=== WORK INSTRUCTION ===
Show every line in the records below that contains the word "csrc".

=== RECORDS FOR THE TASK ===
-            o[0 * plane + px] = (unsigned char)b0; o[1 * plane + px] = (unsigned char)b1; o[2 * plane + px] = (unsigned char)b2; o[3 * plane + px] = (unsigned char)b3;
-        }
+#include "bp_observe_maze_body.hpp"
+}
+__global__ __launch_bounds__(OBS_THREADS) void k_observe_maze_list(const DevParams P, const DevPtrs D, const int *__restrict__ rlist,
+                                                                   const int *__restrict__ rcnt, unsigned char *__restrict__ obs)
+{
+    const int rn = min(rcnt[0], P.num_envs);
+    for (int ri = blockIdx.x; ri < rn; ri += gridDim.x) {
+        const int env = rlist[ri];
+#include "bp_observe_maze_body.hpp"
+        __syncthreads();
     }
 }
 
diff --git a/benchpush_amd/csrc/bp_observe_body.hpp b/benchpush_amd/csrc/bp_observe_body.hpp
--- /dev/null
+++ b/benchpush_amd/csrc/bp_observe_body.hpp
@@ -0,0 +1,215 @@
+    const int tid = threadIdx.x;
+    const int nbcap = P.nbcap;
+    const size_t eb = (size_t)env * nbcap;
+    const int nb = D.e_nb[env];
+    const d2 *wv = D.wv + eb * BP_MAXV;
+    const int *nv = D.sc_nv + (size_t)D.e_trial[env] * nbcap;
+    const int Hg = P.grid_h, Wg = P.grid_w, LH = P.obs_h, LW = P.obs_w;
+    const int npix = LH * LW;
+
+    extern __shared__ double2 obs_smem[];
+    unsigned char *s_img = (unsigned char *)obs_smem;
+    unsigned char *s_edt = s_img + ((npix + 15) & ~15);
+    double *s_px = (double *)(s_edt + ((LH + 15) & ~15));
+    double *s_py = s_px + OBS_CHUNK * BP_MAXV;
+    __shared__ int s_npass;
+    __shared__ unsigned short s_list[OBS_MAXCAND];
+    __shared__ int s_bbx[OBS_CHUNK][4];
+    __shared__ unsigned char s_cn[OBS_CHUNK];
+    __shared__ double s_fr[BP_MAX_SHIP_VERTS], s_fc[BP_MAX_SHIP_VERTS];
+    __shared__ int s_fcnt, s_fbb[4];
+    OPROF(0)
+    const double4 bb_first = D.bb[eb + min(1 + tid, nbcap - 1)];
+    if (tid == 0) s_npass = 0;
+    for (int w = tid; w < (npix + 3) / 4; w += OBS_THREADS_SHIP) ((unsigned *)s_img)[w] = 0u;
+    __syncthreads();
+    OPROF(1)
+
+    const d2 sp = D.pxy[eb];
+    const d2 srot = D.rot[eb];
+    const double m2gx = (double)Wg / P.map_w, m2gy = (double)Hg / P.map_h;
+    const int wx = (int)(sp.x * m2gx);
+    const int wy = (int)((sp.y + P.vshift) * m2gy);
+    const int gi0 = (int)((double)(0 + wy) - ((double)LH / 2)), gj0 = (int)((double)(0 + wx) - ((double)LW / 2));
+    const int gi1 = gi0 + LH - 1, gj1 = gj0 + LW - 1;
+    const int bh = (int)(P.map_h * P.m_to_pix), bw = (int)(P.map_w * P.m_to_pix);
+    for (int s = 1 + tid; s < nb; s += OBS_THREADS_SHIP) {
+        const double4 b = (s == 1 + tid) ? bb_first : D.bb[eb + s];
+        if (__builtin_floor(b.y * P.m_to_pix) - 1.0 > (double)gi1 || __builtin_ceil(b.w * P.m_to_pix) + 1.0 < (double)gi0 ||
+            __builtin_floor(b.x * P.m_to_pix) - 1.0 > (double)gj1 || __builtin_ceil(b.z * P.m_to_pix) + 1.0 < (double)gj0) continue;
+        const int slot = atomicAdd(&s_npass, 1);
+        if (slot < OBS_MAXCAND) s_list[slot] = (unsigned short)s;
+    }
+    LineSpec line;
+    long long hpx, hpy;
+    {
+        const double ch = srot.x, sh = srot.y;
+        if (tid == 0) {
+            int cnt = 0;
+            double rmin = BP_INF, rmax = -BP_INF, cmin = BP_INF, cmax = -BP_INF;
+            for (int i = 0; i < P.num_ship_verts; i++) {
+                const double vx = P.ship_verts[i][0] * ch + P.ship_verts[i][1] * -sh + sp.x;
+                const double vy = P.ship_verts[i][0] * sh + P.ship_verts[i][1] * ch + sp.y;
+                const double gx = vx * m2gx, gy = vy * m2gy;
+                if (gy < 0 || gy >= Hg || gx < 0 || gx >= Wg) continue;
+                s_fr[cnt] = gy; s_fc[cnt] = gx; cnt++;
+                rmin = fmin(rmin, gy); rmax = fmax(rmax, gy); cmin = fmin(cmin, gx); cmax = fmax(cmax, gx);
+            }
+            s_fcnt = cnt;
+            if (cnt > 0) {
+                s_fbb[0] = (int)(long long)fmax(0.0, rmin); s_fbb[1] = (int)(long long)__builtin_ceil(rmax);
+                s_fbb[2] = (int)(long long)fmax(0.0, cmin); s_fbb[3] = (int)(long long)__builtin_ceil(cmax);
+            }
+        }
+        line.valid = 0; hpx = hpy = 0;
+        if (tid >= 64 && tid < 128) {
+            const double hx = P.ship_head[0] * ch + P.ship_head[1] * -sh + sp.x, hy = P.ship_head[0] * sh + P.ship_head[1] * ch + sp.y;
+            const double tx = P.ship_tail[0] * ch + P.ship_tail[1] * -sh + sp.x, ty = P.ship_tail[0] * sh + P.ship_tail[1] * ch + sp.y;
+            hpx = to_u16(hx * m2gx); hpy = to_u16(hy * m2gy);
+            const long long tpx = to_u16(tx * m2gx), tpy = to_u16(ty * m2gy);
+            line = make_line(Wg, Hg, hpx, hpy, tpx, tpy);
+            hpx = hpx < 0 ? 0 : (hpx > Wg - 1 ? Wg - 1 : hpx);
+            hpy = hpy < 0 ? 0 : (hpy > Hg - 1 ? Hg - 1 : hpy);
+        }
+    }
+    const double g2m = P.map_h / (double)Hg;
+    for (int li = tid; li < LH; li += OBS_THREADS_SHIP) {
+        const int gi = gi0 + li;
+        unsigned char e = 255;
+        if (gi >= 0 && gi < Hg) {
+            double dd = P.goal_y - gi * g2m;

=== RESULT FOR THIS TASK ===
diff --git a/benchpush_amd/csrc/bp_observe_body.hpp b/benchpush_amd/csrc/bp_observe_body.hpp
+++ b/benchpush_amd/csrc/bp_observe_body.hpp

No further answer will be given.